**The problem**. In the records that follow, find the line with "lbin[r] = (uint8_t)bin;"; from there, retype every line exactly through the line with "((uint4*)rout)[dst] = rec;", which also belongs to the answer.

[Data under study Boundary: Start]

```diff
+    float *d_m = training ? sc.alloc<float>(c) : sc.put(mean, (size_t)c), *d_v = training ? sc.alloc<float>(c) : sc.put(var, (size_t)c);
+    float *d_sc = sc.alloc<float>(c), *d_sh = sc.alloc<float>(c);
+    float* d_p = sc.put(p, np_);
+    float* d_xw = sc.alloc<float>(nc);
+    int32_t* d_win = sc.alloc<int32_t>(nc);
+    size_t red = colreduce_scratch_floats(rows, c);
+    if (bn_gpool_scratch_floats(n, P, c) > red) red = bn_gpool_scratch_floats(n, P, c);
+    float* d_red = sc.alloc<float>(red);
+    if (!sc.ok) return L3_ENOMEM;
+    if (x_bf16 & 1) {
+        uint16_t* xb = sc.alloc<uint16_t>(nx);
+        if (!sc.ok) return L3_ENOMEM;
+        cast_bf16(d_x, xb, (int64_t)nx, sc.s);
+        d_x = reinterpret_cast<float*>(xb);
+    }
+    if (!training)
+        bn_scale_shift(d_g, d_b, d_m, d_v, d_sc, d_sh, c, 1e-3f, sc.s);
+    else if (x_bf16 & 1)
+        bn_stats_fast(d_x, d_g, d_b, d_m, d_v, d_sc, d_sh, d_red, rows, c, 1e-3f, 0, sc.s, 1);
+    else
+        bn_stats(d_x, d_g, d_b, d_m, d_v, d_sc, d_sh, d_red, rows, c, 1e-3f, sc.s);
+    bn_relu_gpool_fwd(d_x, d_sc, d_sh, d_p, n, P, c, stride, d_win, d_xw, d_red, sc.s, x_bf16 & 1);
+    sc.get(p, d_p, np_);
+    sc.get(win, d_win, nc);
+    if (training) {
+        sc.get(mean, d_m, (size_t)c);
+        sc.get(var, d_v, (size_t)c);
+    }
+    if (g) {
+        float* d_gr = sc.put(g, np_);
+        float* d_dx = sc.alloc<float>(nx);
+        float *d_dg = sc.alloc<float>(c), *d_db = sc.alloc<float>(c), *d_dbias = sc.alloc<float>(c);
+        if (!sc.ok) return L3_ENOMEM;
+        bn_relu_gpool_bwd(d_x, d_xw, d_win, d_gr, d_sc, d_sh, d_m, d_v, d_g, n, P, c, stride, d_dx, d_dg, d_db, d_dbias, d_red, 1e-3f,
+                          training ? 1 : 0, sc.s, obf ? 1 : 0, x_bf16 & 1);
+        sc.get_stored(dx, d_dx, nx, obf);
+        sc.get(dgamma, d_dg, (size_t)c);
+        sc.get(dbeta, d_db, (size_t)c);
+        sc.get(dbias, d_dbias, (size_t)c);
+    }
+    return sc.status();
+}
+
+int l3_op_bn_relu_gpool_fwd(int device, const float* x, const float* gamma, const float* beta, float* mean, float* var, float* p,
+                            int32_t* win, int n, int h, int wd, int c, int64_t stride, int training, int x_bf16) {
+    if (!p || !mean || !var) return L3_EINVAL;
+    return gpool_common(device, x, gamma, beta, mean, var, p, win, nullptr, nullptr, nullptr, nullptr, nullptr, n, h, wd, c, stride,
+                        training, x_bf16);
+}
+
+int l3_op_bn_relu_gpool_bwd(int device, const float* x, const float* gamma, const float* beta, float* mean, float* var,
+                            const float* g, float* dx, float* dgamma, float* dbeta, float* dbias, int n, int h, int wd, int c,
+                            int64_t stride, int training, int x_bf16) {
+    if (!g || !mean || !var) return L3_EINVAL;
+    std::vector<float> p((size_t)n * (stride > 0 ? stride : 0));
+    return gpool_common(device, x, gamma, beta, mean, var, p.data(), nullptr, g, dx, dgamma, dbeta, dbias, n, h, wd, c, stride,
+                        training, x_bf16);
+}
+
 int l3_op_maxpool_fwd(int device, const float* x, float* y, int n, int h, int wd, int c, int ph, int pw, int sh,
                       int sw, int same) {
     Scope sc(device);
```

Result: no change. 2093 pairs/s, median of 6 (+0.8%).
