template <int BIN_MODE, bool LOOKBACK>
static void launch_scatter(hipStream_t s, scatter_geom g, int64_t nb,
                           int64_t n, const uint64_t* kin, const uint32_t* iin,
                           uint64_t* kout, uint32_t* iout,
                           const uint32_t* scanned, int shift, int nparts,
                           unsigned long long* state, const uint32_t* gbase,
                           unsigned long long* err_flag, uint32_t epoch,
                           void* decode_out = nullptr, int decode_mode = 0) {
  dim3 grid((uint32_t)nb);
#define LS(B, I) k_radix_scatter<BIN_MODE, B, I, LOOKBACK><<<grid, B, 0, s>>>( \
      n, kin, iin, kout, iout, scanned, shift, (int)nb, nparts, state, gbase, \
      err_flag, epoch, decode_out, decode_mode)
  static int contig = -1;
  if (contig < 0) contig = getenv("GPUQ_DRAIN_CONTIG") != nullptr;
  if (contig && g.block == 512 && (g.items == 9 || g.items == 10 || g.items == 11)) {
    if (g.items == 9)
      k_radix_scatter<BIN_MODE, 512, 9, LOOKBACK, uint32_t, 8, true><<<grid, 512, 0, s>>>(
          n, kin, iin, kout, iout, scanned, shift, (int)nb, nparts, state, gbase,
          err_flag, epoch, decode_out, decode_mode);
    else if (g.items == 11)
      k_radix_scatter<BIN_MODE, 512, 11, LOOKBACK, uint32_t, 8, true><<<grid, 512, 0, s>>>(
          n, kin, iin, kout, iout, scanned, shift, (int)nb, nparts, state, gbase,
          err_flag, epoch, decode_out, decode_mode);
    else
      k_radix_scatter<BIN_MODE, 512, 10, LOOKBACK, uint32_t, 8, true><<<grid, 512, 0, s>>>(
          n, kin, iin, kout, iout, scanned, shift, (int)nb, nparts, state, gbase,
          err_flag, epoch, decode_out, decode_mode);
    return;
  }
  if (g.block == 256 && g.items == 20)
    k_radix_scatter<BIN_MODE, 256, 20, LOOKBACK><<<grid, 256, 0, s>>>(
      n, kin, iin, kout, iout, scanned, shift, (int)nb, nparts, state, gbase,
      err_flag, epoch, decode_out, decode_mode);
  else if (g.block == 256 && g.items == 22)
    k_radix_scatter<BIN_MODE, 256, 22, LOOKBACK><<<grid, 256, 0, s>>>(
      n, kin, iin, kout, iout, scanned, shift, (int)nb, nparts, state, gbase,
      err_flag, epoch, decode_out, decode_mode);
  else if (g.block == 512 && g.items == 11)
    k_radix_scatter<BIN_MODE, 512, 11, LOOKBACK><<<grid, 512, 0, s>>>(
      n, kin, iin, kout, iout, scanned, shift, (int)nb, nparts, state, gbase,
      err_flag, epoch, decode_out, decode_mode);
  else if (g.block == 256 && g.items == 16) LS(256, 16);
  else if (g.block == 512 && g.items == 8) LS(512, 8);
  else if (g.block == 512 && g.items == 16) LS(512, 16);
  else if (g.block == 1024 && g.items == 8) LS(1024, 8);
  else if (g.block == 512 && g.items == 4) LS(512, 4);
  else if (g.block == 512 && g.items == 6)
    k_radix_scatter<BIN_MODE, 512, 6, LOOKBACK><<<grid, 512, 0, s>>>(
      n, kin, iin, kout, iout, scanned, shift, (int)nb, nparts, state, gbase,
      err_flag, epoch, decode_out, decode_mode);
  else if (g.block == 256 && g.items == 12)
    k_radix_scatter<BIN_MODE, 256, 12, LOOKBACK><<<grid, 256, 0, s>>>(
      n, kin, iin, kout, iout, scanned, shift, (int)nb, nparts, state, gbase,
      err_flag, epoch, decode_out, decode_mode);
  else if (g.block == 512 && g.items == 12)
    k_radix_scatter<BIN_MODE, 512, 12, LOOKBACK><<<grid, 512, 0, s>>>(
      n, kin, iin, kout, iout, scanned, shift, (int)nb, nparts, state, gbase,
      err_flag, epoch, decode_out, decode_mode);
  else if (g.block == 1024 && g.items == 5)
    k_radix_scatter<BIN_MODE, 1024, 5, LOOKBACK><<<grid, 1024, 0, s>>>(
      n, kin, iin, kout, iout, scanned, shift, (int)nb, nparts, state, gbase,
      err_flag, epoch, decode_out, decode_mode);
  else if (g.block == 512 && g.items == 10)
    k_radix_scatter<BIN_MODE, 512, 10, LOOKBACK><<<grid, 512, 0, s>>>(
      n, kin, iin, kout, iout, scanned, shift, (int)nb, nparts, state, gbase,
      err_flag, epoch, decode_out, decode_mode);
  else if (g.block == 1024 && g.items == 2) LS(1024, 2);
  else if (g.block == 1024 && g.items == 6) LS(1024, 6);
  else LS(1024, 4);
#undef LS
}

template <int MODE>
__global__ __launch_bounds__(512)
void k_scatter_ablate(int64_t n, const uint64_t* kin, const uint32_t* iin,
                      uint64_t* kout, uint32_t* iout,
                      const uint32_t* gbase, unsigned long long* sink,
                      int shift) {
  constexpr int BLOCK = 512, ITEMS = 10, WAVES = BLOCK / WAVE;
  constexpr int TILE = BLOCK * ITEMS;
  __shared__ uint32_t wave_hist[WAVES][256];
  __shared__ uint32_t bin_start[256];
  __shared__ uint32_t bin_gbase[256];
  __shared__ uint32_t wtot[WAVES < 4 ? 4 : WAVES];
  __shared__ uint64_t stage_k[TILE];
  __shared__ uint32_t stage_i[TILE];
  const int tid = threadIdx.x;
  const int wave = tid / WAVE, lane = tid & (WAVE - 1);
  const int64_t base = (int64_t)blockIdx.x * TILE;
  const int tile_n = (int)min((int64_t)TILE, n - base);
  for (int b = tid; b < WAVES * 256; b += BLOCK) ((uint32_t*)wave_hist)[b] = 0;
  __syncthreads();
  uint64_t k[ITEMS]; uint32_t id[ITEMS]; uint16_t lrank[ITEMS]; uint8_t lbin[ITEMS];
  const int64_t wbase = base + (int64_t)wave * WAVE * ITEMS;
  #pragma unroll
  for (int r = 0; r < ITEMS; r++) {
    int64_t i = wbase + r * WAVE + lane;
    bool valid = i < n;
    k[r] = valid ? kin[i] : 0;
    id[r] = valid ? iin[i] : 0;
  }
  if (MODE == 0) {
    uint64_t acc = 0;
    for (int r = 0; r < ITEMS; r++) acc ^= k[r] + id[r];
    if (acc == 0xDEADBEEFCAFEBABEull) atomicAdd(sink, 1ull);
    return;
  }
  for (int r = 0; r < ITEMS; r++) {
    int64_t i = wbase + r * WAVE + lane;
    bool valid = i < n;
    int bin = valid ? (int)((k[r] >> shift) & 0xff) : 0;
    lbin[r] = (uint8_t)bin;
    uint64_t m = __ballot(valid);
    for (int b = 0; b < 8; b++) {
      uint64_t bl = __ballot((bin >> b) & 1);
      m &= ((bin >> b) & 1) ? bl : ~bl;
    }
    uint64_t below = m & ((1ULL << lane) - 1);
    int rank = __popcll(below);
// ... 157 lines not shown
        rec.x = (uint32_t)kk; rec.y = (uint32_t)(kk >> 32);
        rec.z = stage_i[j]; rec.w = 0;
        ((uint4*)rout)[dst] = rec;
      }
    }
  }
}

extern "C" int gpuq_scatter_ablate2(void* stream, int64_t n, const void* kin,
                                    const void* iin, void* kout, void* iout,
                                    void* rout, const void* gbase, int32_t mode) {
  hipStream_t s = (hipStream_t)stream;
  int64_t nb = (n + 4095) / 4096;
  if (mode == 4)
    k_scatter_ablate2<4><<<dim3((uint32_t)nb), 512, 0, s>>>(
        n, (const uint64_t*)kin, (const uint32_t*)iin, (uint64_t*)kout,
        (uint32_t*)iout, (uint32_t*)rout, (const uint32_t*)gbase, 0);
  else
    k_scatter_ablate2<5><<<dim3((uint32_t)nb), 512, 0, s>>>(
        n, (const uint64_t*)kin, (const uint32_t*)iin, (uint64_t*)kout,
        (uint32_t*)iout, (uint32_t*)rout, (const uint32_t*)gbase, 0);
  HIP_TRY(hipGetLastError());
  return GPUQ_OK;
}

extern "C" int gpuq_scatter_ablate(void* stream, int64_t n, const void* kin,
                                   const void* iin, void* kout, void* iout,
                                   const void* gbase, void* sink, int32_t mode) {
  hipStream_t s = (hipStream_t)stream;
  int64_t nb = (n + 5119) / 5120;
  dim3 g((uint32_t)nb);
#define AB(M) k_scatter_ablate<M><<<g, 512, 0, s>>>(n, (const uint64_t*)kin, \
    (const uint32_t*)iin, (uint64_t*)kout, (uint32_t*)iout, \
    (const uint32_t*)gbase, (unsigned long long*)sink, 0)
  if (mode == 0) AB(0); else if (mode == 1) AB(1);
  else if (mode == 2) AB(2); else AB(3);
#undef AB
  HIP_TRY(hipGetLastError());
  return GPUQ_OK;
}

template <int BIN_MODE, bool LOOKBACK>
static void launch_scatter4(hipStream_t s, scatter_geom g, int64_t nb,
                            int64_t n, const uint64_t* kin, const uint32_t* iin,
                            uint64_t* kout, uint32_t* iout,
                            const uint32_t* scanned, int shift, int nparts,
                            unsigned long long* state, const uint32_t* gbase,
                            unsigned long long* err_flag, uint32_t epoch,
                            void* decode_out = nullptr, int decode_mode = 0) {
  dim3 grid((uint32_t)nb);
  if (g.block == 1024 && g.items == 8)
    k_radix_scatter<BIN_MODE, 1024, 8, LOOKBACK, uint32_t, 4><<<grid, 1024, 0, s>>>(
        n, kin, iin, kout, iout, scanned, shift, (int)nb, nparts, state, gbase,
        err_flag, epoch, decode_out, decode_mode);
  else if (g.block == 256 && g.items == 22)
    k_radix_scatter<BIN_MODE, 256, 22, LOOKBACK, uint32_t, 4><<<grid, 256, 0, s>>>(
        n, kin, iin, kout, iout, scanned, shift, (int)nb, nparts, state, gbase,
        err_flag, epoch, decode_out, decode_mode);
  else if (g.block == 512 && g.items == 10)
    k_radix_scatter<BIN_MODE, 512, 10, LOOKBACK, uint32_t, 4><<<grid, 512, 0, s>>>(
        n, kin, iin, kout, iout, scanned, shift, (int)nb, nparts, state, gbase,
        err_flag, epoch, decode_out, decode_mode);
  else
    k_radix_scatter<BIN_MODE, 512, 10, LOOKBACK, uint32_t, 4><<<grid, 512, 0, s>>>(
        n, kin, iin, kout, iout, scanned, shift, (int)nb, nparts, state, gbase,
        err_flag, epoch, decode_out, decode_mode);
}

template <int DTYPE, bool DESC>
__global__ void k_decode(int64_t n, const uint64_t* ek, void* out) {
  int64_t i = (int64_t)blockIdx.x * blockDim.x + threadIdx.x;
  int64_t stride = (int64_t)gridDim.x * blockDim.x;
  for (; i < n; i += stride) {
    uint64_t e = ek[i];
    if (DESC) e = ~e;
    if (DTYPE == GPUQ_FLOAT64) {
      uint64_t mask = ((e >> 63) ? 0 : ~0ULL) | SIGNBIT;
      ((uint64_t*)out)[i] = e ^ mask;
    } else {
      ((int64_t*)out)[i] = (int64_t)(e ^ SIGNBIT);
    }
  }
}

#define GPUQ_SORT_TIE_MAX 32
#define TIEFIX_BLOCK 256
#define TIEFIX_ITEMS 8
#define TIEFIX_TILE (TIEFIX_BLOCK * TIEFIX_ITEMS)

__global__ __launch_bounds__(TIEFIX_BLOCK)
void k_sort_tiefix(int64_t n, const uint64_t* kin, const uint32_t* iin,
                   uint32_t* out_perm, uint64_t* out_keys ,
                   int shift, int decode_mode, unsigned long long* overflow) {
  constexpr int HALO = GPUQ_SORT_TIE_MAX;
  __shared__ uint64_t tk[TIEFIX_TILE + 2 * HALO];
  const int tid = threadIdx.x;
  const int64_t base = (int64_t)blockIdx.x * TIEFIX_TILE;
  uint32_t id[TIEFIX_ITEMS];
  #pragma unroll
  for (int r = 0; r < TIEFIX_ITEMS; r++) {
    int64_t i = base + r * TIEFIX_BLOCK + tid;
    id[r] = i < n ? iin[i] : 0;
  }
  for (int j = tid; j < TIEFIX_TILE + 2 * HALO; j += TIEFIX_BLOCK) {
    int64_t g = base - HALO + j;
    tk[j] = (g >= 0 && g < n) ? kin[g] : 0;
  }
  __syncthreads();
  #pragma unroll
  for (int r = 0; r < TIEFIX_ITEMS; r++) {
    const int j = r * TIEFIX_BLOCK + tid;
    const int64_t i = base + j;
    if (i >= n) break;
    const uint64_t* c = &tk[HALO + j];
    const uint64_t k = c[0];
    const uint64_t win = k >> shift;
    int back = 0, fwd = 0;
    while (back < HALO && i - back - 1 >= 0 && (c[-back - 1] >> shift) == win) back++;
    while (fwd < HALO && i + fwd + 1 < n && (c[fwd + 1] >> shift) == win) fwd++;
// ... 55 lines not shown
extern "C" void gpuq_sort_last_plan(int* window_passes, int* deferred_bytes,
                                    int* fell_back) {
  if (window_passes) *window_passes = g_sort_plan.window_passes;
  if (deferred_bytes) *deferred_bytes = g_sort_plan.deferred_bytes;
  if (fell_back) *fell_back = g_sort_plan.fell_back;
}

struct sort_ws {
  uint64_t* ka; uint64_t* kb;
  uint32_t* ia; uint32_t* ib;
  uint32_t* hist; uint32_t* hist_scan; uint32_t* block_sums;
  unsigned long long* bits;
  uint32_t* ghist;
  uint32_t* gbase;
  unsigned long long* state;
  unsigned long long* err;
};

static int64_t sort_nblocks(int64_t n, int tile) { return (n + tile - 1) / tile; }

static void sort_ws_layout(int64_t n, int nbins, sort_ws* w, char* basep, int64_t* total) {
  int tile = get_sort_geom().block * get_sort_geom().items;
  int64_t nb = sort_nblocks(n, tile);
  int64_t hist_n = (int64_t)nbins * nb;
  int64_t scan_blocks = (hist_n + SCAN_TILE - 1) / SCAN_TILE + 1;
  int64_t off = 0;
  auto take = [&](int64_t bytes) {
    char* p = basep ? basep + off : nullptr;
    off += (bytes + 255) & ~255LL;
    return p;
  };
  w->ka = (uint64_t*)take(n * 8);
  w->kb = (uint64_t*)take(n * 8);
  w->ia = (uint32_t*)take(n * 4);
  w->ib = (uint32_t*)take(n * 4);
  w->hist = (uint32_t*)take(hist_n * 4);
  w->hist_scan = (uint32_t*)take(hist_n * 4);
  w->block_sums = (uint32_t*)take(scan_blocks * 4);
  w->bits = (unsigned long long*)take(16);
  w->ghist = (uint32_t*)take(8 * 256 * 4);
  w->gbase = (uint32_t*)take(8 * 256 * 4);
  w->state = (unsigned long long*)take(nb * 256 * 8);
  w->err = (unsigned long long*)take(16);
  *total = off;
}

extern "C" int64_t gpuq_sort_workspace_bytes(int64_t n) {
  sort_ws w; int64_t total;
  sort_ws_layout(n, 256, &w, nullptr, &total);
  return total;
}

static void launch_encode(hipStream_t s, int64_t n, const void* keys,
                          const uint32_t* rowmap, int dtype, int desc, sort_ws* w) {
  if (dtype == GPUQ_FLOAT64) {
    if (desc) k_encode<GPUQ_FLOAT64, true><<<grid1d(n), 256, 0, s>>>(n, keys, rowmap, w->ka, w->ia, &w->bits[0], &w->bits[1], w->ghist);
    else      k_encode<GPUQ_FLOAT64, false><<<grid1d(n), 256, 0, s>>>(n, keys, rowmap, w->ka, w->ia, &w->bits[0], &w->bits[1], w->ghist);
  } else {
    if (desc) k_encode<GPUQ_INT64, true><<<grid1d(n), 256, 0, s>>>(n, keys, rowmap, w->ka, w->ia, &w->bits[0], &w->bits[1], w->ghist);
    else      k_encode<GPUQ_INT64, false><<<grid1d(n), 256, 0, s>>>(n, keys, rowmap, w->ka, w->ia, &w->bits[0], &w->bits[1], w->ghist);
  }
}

[Data under study Boundary: End]

**Solution to the exercise**.
    lbin[r] = (uint8_t)bin;
    uint64_t m = __ballot(valid);
    for (int b = 0; b < 8; b++) {
      uint64_t bl = __ballot((bin >> b) & 1);
      m &= ((bin >> b) & 1) ? bl : ~bl;
    }
    uint64_t below = m & ((1ULL << lane) - 1);
    int rank = __popcll(below);
// ... 157 lines not shown
        rec.x = (uint32_t)kk; rec.y = (uint32_t)(kk >> 32);
        rec.z = stage_i[j]; rec.w = 0;
        ((uint4*)rout)[dst] = rec;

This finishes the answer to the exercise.